[[ ENTRIES SHOWN, beginning ]]
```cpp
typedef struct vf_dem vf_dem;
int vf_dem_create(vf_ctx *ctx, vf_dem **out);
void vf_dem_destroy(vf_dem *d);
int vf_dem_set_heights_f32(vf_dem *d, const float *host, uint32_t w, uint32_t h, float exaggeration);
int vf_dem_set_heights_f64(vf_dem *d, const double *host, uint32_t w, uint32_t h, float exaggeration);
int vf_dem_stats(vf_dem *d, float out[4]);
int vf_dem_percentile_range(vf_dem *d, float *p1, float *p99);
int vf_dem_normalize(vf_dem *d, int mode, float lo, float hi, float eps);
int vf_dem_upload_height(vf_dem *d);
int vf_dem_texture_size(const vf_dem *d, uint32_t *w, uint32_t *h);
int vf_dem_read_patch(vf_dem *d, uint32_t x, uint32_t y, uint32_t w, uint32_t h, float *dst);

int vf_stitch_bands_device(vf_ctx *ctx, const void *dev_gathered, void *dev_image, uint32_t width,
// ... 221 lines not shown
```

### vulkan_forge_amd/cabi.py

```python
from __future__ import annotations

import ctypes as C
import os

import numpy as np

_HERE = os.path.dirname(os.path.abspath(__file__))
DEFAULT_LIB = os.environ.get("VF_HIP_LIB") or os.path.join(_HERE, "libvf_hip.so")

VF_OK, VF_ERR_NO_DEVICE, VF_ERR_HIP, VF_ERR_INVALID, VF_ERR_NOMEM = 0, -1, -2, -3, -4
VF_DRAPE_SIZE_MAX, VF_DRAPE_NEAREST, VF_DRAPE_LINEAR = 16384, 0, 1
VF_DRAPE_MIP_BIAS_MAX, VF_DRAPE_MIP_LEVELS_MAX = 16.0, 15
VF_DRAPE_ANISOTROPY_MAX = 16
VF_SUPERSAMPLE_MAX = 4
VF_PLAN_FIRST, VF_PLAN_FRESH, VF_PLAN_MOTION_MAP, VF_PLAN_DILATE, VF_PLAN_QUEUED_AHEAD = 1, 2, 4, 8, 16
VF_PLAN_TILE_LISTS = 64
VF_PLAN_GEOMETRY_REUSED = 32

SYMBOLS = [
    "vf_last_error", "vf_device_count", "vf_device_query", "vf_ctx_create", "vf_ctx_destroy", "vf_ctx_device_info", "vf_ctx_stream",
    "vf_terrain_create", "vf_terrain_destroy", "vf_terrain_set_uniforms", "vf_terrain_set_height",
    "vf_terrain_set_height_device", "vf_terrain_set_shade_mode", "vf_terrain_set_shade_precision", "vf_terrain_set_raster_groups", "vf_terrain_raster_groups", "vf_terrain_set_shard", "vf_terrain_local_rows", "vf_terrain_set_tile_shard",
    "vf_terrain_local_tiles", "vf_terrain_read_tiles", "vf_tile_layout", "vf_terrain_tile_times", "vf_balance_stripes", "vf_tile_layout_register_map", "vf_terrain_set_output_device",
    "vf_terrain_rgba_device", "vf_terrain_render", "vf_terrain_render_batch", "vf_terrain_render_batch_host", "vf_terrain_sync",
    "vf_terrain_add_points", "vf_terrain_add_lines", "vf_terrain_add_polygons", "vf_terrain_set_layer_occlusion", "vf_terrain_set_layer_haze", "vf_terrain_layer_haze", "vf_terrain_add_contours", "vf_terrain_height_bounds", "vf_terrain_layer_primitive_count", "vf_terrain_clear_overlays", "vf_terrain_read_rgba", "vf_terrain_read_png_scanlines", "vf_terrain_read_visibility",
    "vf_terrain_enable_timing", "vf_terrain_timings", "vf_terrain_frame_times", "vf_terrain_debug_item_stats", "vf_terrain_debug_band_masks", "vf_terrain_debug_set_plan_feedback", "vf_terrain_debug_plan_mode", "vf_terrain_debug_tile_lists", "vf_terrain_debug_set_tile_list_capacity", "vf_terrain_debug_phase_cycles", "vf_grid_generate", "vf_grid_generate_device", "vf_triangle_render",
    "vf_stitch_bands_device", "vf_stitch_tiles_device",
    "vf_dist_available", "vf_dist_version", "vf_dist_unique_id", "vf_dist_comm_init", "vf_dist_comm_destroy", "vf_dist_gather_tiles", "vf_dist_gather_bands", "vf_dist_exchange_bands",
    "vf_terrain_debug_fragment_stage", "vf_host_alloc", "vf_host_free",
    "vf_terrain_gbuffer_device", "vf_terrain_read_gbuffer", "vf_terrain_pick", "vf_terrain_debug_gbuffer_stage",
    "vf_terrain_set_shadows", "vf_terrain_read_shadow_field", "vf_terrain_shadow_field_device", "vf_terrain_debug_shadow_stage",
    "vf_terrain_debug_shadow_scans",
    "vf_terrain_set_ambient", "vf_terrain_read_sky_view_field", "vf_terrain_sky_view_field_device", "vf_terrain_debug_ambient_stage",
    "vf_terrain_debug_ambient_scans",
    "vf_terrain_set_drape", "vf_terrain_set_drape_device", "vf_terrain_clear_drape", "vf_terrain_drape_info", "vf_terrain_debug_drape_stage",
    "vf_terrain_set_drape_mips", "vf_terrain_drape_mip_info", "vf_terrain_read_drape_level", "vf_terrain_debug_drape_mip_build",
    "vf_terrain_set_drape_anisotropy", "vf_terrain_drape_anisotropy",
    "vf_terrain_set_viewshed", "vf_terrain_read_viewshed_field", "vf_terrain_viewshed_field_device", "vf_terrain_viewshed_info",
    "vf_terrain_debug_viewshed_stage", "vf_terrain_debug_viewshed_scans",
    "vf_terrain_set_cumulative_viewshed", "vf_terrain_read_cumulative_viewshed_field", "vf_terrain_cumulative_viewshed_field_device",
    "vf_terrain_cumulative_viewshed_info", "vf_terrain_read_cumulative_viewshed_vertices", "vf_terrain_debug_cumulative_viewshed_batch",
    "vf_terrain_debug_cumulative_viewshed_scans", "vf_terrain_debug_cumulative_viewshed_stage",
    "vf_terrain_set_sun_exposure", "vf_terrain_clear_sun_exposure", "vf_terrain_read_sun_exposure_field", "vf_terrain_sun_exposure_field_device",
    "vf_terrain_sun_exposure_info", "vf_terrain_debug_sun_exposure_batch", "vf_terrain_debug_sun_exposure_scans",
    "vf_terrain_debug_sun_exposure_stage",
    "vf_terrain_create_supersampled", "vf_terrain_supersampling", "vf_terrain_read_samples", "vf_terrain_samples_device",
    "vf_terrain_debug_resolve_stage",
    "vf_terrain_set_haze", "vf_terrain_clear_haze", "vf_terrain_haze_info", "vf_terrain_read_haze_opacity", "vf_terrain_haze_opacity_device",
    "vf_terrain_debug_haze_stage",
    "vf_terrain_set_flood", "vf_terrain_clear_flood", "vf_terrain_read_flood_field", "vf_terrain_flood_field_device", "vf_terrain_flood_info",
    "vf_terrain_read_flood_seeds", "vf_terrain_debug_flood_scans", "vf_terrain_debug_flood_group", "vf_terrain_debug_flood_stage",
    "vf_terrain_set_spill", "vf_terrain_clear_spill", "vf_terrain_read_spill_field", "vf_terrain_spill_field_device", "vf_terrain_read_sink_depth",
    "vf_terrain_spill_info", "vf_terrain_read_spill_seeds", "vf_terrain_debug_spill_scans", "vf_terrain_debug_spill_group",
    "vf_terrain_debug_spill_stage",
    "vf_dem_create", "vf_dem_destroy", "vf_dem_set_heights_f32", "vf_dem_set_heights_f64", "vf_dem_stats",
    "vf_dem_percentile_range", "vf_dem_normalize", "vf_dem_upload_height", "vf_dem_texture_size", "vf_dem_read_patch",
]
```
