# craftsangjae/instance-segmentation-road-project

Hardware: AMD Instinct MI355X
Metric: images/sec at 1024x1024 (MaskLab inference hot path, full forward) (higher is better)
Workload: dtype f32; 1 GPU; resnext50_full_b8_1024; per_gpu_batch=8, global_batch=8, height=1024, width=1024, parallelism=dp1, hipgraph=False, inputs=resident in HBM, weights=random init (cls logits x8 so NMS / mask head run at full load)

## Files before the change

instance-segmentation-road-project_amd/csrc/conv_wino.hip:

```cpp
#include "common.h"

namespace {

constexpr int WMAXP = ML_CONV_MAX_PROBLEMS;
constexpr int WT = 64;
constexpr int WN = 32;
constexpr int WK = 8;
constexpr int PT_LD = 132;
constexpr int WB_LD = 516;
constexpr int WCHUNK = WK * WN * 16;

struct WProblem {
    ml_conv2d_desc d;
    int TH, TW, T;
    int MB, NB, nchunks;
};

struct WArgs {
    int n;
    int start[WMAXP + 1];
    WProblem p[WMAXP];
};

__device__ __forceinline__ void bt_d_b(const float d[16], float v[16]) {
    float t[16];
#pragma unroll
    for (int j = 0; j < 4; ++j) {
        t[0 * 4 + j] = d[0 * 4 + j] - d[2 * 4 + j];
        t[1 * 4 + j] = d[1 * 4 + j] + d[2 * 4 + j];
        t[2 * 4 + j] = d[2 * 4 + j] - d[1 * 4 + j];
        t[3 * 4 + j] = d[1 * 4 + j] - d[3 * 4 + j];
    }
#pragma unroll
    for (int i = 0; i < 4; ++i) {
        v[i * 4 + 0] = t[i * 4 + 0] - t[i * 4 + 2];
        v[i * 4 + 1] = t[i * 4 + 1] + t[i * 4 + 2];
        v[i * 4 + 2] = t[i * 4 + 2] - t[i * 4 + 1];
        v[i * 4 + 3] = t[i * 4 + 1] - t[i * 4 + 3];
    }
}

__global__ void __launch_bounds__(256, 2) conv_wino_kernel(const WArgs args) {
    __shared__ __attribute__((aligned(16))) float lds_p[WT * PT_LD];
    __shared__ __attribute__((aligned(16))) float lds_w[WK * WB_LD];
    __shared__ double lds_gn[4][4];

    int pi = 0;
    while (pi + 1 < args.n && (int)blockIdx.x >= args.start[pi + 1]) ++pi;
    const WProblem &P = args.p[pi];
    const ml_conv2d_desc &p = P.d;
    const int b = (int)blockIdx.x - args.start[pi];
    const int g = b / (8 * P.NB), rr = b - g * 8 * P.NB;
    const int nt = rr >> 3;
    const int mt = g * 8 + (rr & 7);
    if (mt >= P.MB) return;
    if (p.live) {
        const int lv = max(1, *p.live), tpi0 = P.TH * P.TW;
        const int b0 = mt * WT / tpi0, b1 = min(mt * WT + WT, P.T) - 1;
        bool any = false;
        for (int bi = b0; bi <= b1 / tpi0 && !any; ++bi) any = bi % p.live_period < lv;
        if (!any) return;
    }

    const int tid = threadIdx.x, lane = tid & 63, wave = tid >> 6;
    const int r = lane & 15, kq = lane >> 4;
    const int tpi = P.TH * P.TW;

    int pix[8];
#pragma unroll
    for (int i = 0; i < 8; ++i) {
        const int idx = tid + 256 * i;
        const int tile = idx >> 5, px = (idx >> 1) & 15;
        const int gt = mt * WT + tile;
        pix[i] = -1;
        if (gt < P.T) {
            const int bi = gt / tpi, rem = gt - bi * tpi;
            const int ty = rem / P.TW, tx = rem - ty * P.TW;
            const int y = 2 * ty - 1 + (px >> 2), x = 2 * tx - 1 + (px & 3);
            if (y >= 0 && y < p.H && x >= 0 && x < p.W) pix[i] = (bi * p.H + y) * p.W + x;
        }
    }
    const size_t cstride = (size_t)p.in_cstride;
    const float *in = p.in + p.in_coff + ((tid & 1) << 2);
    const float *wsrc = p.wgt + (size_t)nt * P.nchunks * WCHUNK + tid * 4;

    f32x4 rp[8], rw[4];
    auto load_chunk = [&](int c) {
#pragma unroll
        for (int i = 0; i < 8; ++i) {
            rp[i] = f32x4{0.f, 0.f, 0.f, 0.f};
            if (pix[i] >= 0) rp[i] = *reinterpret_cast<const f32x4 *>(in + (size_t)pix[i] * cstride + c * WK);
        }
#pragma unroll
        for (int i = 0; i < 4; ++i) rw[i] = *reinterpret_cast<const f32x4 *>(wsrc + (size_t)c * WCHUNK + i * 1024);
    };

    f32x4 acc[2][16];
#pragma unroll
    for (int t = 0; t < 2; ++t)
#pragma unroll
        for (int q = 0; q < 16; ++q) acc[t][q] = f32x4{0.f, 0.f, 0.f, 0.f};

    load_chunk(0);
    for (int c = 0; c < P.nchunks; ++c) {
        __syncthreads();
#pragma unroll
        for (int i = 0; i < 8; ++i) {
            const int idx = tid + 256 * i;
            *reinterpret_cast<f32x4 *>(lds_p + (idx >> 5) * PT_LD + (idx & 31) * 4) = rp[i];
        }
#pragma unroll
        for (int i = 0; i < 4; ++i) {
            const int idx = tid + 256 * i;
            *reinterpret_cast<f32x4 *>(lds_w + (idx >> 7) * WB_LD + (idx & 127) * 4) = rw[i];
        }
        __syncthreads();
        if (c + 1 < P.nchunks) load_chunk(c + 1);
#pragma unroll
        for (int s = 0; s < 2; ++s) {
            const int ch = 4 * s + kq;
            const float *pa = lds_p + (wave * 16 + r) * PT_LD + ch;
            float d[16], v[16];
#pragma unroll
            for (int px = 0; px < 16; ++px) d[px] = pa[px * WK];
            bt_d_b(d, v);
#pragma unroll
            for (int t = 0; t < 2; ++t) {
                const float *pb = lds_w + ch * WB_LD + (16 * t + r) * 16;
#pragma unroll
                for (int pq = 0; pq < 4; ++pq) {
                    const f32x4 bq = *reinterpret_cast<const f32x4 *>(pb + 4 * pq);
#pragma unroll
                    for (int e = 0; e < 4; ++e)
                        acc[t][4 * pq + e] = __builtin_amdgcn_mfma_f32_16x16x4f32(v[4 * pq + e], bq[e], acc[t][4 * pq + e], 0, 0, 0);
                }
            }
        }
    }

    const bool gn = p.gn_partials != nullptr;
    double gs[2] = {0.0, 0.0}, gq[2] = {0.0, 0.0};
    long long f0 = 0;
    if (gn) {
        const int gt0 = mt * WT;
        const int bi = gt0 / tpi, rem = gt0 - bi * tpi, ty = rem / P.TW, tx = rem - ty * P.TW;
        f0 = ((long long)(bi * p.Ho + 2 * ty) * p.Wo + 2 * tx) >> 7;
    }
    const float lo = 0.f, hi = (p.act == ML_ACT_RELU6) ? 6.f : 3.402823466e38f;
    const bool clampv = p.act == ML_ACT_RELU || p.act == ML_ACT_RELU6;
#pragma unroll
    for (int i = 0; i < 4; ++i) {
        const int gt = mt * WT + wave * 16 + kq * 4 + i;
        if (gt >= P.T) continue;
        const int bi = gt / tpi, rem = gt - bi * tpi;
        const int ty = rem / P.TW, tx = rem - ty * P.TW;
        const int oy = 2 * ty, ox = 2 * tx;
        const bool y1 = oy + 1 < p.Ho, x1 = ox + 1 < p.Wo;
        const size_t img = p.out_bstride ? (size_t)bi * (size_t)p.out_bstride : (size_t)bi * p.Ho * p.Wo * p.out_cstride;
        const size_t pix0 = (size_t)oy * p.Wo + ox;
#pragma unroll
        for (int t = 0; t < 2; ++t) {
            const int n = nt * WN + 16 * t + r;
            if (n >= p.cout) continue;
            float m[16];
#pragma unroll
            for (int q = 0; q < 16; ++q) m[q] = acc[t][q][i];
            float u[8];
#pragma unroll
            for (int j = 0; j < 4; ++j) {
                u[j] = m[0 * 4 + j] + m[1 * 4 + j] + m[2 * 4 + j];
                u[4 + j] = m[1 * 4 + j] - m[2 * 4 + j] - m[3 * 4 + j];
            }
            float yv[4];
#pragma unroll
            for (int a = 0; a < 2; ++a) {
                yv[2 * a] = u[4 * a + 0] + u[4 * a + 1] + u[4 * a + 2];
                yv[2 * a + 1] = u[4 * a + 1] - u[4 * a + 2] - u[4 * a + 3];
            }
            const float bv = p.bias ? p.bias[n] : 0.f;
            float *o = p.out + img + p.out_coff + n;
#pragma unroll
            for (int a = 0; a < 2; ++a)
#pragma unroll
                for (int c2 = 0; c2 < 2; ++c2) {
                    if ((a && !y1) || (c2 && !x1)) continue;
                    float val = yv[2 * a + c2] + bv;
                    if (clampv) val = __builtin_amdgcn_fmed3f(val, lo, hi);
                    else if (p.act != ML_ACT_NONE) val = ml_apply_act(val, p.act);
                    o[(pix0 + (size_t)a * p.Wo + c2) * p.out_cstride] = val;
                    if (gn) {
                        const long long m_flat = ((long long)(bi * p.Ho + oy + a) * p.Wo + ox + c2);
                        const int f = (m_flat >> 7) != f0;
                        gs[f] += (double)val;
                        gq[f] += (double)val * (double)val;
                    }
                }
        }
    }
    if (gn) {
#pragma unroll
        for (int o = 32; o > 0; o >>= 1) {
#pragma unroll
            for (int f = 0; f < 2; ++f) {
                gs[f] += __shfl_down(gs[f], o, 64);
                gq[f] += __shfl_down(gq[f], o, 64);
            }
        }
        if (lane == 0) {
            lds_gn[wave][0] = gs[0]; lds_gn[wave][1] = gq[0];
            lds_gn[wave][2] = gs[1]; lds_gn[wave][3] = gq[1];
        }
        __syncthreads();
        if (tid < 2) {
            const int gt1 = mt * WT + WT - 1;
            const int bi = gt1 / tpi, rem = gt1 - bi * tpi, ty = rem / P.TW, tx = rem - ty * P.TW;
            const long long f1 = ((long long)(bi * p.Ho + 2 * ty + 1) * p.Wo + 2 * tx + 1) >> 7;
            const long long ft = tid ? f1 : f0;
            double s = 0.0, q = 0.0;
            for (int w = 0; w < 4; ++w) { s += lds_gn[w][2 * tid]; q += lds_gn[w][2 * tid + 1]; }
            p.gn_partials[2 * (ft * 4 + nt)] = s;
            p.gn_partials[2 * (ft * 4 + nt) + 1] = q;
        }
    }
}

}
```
[[ ENTRIES SHOWN, end ]]
Among the lines of the data, some contain the word "import". How many are there? Reply with the number alone.

▶ **ANSWER BELOW**: 4